# PROBLEM REQUIREMENTS
In the entries below, spot each line with the word "mismatch" and copy it.

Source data
<<<<
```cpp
Act* Engine::add_upconv(const std::string& name, const Act* in, const Act* skip_in, const std::vector<float>& wt, const std::vector<float>& bt,
                        const std::vector<float>& ws, const std::vector<float>& bs, const std::vector<float>& w3, const std::vector<float>& b3, int cm,
                        int cout, int act, int shape, int nsplit, const std::string& out_name) {
  const bool x1 = !split();
  if (x1 && in->C % 64 != 0) throw std::invalid_argument("composed up-sampling stage in an fp16 engine: input channels a multiple of 64: " + name);
  const int cin = in->Creal, cin_pad = in->C, cs = skip_in ? skip_in->Creal : 0, cs_pad = skip_in ? skip_in->C : 0;
  if (wt.size() != (size_t)cin * cm * 4 || bt.size() != (size_t)cm) throw std::runtime_error("convT weight size mismatch: " + name);
  if (w3.size() != (size_t)cout * cm * 9 || b3.size() != (size_t)cout) throw std::runtime_error("conv weight size mismatch: " + name);
  if (skip_in && (ws.size() != (size_t)cm * cs || bs.size() != (size_t)cm)) throw std::runtime_error("skip conv weight size mismatch: " + name);
  if (skip_in && (skip_in->H != in->H * 2 || skip_in->W != in->W * 2)) throw std::runtime_error("skip tensor size mismatch: " + name);
  for (const std::vector<float>* v : {&wt, &w3, skip_in ? &ws : nullptr})
    if (v)
      for (float x : *v)
        if (!(std::fabs(x) <= 65504.0f))
          throw RangeError("weight " + std::to_string(x) + " is outside the fp16 range the matrix pipe carries (|w| <= 65504): re-scale the checkpoint");
  UpconvComposed cw;
  compose_upconv(wt.data(), bt.data(), skip_in ? ws.data() : nullptr, skip_in ? bs.data() : nullptr, w3.data(), b3.data(), cin, cm, cout, cs, &cw);

  const int ncols = round_up(cout, 32), coutw = round_up(ncols, 128);
  const int cin_v = x1 ? cin_pad / 2 : cin_pad, cs_v = x1 ? round_up(cs_pad, 64) / 2 : cs_pad, chm = x1 ? 2 : 1, chunk_w = x1 ? 64 : 32;
  const int S = upconv_steps(cin_v, cs_v), n_chunks = upconv_chunks(cin_v, cs_v);
  std::vector<half_t> hi((size_t)4 * S * coutw * 32, (half_t)0.0f), lo(hi.size(), (half_t)0.0f);
  std::vector<float> post((size_t)4 * coutw, 1.0f), bias((size_t)9 * coutw, 0.0f);
  for (int k = 0; k < 9; ++k)
    for (int co = 0; co < cout; ++co) bias[(size_t)k * coutw + co] = (float)cw.bias[(size_t)k * cout + co];
  parallel_rows(4 * cout, [&](int r_begin, int r_end) {
    for (int r = r_begin; r < r_end; ++r) {
      const int phase = r / cout, co = r - phase * cout, py = phase >> 1, px = phase & 1;
      double amax = 0.0;
      for (int k = 0; k < 4; ++k) {
        const double* row = cw.wx.data() + ((size_t)(phase * 4 + k) * cout + co) * cin;
        for (int ci = 0; ci < cin; ++ci) amax = std::max(amax, std::fabs(row[ci]));
      }
      for (int t = 0; t < 9 && cs > 0; ++t) {
        const double* row = cw.ws.data() + ((size_t)t * cout + co) * cs;
        for (int c = 0; c < cs; ++c) amax = std::max(amax, std::fabs(row[c]));
      }
      const int sexp = prescale_exp((float)amax);
      const double pre = std::ldexp(1.0, sexp);
      post[(size_t)phase * coutw + co] = std::ldexp(1.0f, -sexp);
      for (int c = 0; c < n_chunks; ++c) {
        const UpconvChunk d = upconv_chunk(c, py, px, cin_v, cs_v);
        const int creal = d.skip ? cs : cin;
        for (int k = 0; k < d.nt; ++k) {
          const int a = d.a0 + (d.nb == 2 ? (k >> 1) : k), b = d.b0 + (d.nb == 2 ? (k & 1) : 0);
          const double* row;
          if (d.skip) {
            const int ty = d.qy != py ? 2 * a : 1, tx = d.qx != px ? 2 * b : 1;
            row = cw.ws.data() + ((size_t)(ty * 3 + tx) * cout + co) * cs;
          } else {
            row = cw.wx.data() + ((size_t)(phase * 4 + a * 2 + b) * cout + co) * cin;
          }
          for (int i = 0; i < chunk_w && chm * d.ch0 + i < creal; ++i) {
            const size_t dst = upconv_pack_index(phase, d.step0 + k, co, i & 31, S, coutw);
            if (x1) {
              half_t h, l;
              split_half_d(row[chm * d.ch0 + i], pre, &h, &l, wlo_keep_);
              (i >> 5 ? lo : hi)[dst] = h;
            } else {
              split_half_d(row[d.ch0 + i], pre, &hi[dst], &lo[dst], wlo_keep_);
            }
          }
        }
      }
    }
  });
  Act* out = new_act(out_name.empty() ? name : out_name, cout, in->H * 2, in->W * 2);
  UpconvParams p{};
  p.in_hi = in->hi;
  p.in_lo = x1 ? nullptr : in->lo;
  p.sk_hi = skip_in ? skip_in->hi : nullptr;
  p.sk_lo = (skip_in && !x1) ? skip_in->lo : nullptr;
  p.H = in->H;
  p.W = in->W;
  p.Cin = cin_pad;
  p.Cs = cs_pad;
  p.w_hi = dupload(hi);
  p.w_lo = dupload(lo);
  wbytes_[1] += 2 * (hi.size() + lo.size());
  p.bias = dupload(bias);
  p.wscale = dupload(post);
  p.CoutW = coutw;
  p.Ncols = ncols;
  p.Cstore = out->C;
  p.out_hi = out->hi;
  p.out_lo = x1 ? nullptr : out->lo;
  p.act = (x1 && act == ACT_GELU) ? ACT_GELU_F16 : act;
  const long long t16 = (long long)((in->H + 15) / 16) * ((in->W + 15) / 16), t8 = (long long)((in->H + 7) / 8) * ((in->W + 15) / 16);
  const int n_co = coutw / 128;
  int sh = shape;
  {
    int ot = -1, on = 0;
    if (sh < 0 && plan_override(name, &ot, &on)) {
      sh = ot;
      if (on > 0 && nsplit <= 0) nsplit = on;
    }
  }
  if (sh < 0) {
    const double eff6 = (double)in->H * in->W / (double)(t16 * 256), eff7 = (double)in->H * in->W / (double)(t8 * 128);
    const char* e = dev_option("VP_UPCONV_SHAPE");
    sh = e ? std::atoi(e) : ((eff7 > 1.1 * eff6 || cin_pad <= 128) ? 7 : 6);
  }
  if (sh != 6 && sh != 7) throw std::invalid_argument("composed up-sampling stage: shape 6 (16x16 patches, 8 waves) or 7 (8x16 patches, 4 waves): " + name);
  const long long blocks = (sh == 6 ? t16 : t8) * 4 * n_co;
  int ns = nsplit;
  if (ns <= 0) {
    const long long slots = sh == 6 ? 256 : 512;
    ns = (int)std::max<long long>(1, slots / blocks);
    const double slice_mb = 4.0 * in->H * in->W * coutw * 4.0 / 1e6;
    while (ns > 1 && ns * slice_mb > 26.0) --ns;
    while (ns > 1 && S / ns < 12) --ns;
    if (const char* e = dev_option("VP_UPCONV_NSPLIT")) ns = std::max(1, std::atoi(e));
  }
  ns = std::max(1, std::min(ns, n_chunks));
  p.nsplit = ns;
  {
    const long long px = sh == 6 ? 256 : 128, runs = ((long long)in->H * in->W + px - 1) / px;
    const char* e = dev_option("VP_UPCONV_COMPACT");
    const bool want = e ? e[0] == '1' : runs < (sh == 6 ? t16 : t8);
    p.compact = (!x1 && want && upconv_compact_fits(in->H, in->W, sh)) ? 1 : 0;
  }
  p.partial = ns > 1 ? static_cast<float*>(dalloc((size_t)ns * 4 * in->H * in->W * coutw * sizeof(float), false)) : nullptr;
  if (!upconv_supported(p, sh)) throw std::invalid_argument("composed up-sampling stage: shape not covered: " + name);
  Op op;
  op.name = name;
  op.kernel = std::string(x1 ? "upconv_x1" : "upconv_x3") + (sh == 6 ? "w8<co128,px256" : "w4<co128,px128") + (x1 ? ",k64>" : ">") + (ns > 1 ? "+splitk" : "");
  if (ns > 1) op.launch = "nsplit=" + std::to_string(ns);
  const double M2 = 4.0 * in->H * in->W;
  op.flops = 2.0 * (M2 * cin * cm + M2 * cs * cm + M2 * 9.0 * cm * cout);
  op.flops_executed = 2.0 * M2 * cout * (4.0 * cin + 9.0 * cs);
  op.bytes = (x1 ? 2.0 : 4.0) * ((M2 / 4 * cin + M2 * cs + M2 * cout) + cout * (16.0 * cin + 9.0 * cs));
  op.run = [p, sh](hipStream_t st) { return launch_upconv(p, sh, st); };
  op.writes = {out};
  ops_.push_back(std::move(op));
  return out;
}

}
```

autoware_vision_pilot_amd/csrc/kernels.hpp:

```cpp
#pragma once
#include "common.hpp"

namespace vp {

const char* dev_option(const char* key);
bool dev_option_is(const char* key, char first);

struct PreprocessParams {
  const uint8_t* frame;
  int stride;
  const int* xtab;
  const int* ytab;
  int out_h, out_w;
  int src_c[3];
  float mean[3], stdv[3];
  float* out;
  int norm_form;
};

struct PilResampleParams {
  const uint8_t* frame;
  int stride;
  int in_h, in_w, out_h, out_w;
  const int* hb;
// ... 239 lines not shown
  const float* w2;
  const float* b2;
  int sq, Creal;
  int frames;
};

struct MbBackParams {
  ActView in;
  SeParams se;
  const unsigned long long* zsums;
  const float* w2q;
  const float* b2;
  int sqp;
  const float* w;
  const float* bias;
  const float* wscale;
  ActView res;
  ActView out;
};

struct LetterboxParams {
  const uint8_t* frame;
  int stride;
  const int* xtab;
  const int* ytab;
  int new_w, new_h, pad_x, pad_y;
  int out_h, out_w;
  float* out;
};

struct Detection {
  float x1, y1, x2, y2, confidence;
  int class_id;
};

enum DetectRule { kDetectPerClass = 0, kDetectAgnostic = 1 };
struct DetectParams {
  const float* raw;
  int num_attrs, num_boxes;
  float conf_thresh, iou_thresh;
  float scale;
  int pad_x, pad_y, orig_w, orig_h;
  float* boxes;
  int* cls;
  Detection* out;
  int out_cap;
  int* count;
};
constexpr int kDetectMaxBoxes = 16384;

struct LetterboxPasteParams {
  const float* src;
  int new_w, new_h, pad_x, pad_y;
  int out_h, out_w;
  float* out;
};

struct FcParams {
  const float* x;
  const float* w;
  const uint8_t* w8;
  const float* wscale8;
  const float* b;
  float* out;
  int N, K, act;
  unsigned act_rows;
  int rows_kernel;
  const float* partial;
  int nslab, Kstride;
  float inv_hw;
};

bool fc_rows_ok(const FcParams& p);

struct CtxConv1Params {
  const float* map;
  int H, W;
  const float* w;
  const float* b;
  ActView out;
  int act;
  int scaled;
  float out_mul;
};

struct CtxExpConv1Params {
  FcParams fc;
  CtxConv1Params cv;
  int tile;
  int glanes;
};
bool ctx_exp_conv1_ok(const CtxExpConv1Params& p);
hipError_t launch_ctx_exp_conv1(const CtxExpConv1Params& p, hipStream_t st);

struct FusionParams {
  ActView f[5];
  int creal[5];
  int shift[5];
  ActView out;
  int Creal_out;
  int octets;
};
bool fusion_octets_ok(const FusionParams& p);

hipError_t launch_conv_gemm(const ConvGemmParams& p, int tile, int bk, bool split, hipStream_t st);
int conv_tile_co(int tile);
int conv_tile_px(int tile);
hipError_t launch_conv3x3_halo(const ConvGemmParams& p, int tile, bool split, hipStream_t st);
bool conv3x3_x3_supported(const ConvGemmParams& p, int shape);
hipError_t launch_conv3x3_x3(const ConvGemmParams& p, int shape, hipStream_t st);
int halo_tile_co(int tile);
int halo_tile_px(int tile);
int halo_tile_th(int tile);
bool conv3x3_f8_supported(const ConvGemmParams& p);
hipError_t launch_conv3x3_f8(const ConvGemmParams& p, hipStream_t st);
hipError_t launch_fp8_quantize(const half_t* in, size_t n, float mul, uint8_t* out, hipStream_t st);
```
>>>>
# RESPONSE
  if (wt.size() != (size_t)cin * cm * 4 || bt.size() != (size_t)cm) throw std::runtime_error("convT weight size mismatch: " + name);
  if (w3.size() != (size_t)cout * cm * 9 || b3.size() != (size_t)cout) throw std::runtime_error("conv weight size mismatch: " + name);
  if (skip_in && (ws.size() != (size_t)cm * cs || bs.size() != (size_t)cm)) throw std::runtime_error("skip conv weight size mismatch: " + name);
  if (skip_in && (skip_in->H != in->H * 2 || skip_in->W != in->W * 2)) throw std::runtime_error("skip tensor size mismatch: " + name);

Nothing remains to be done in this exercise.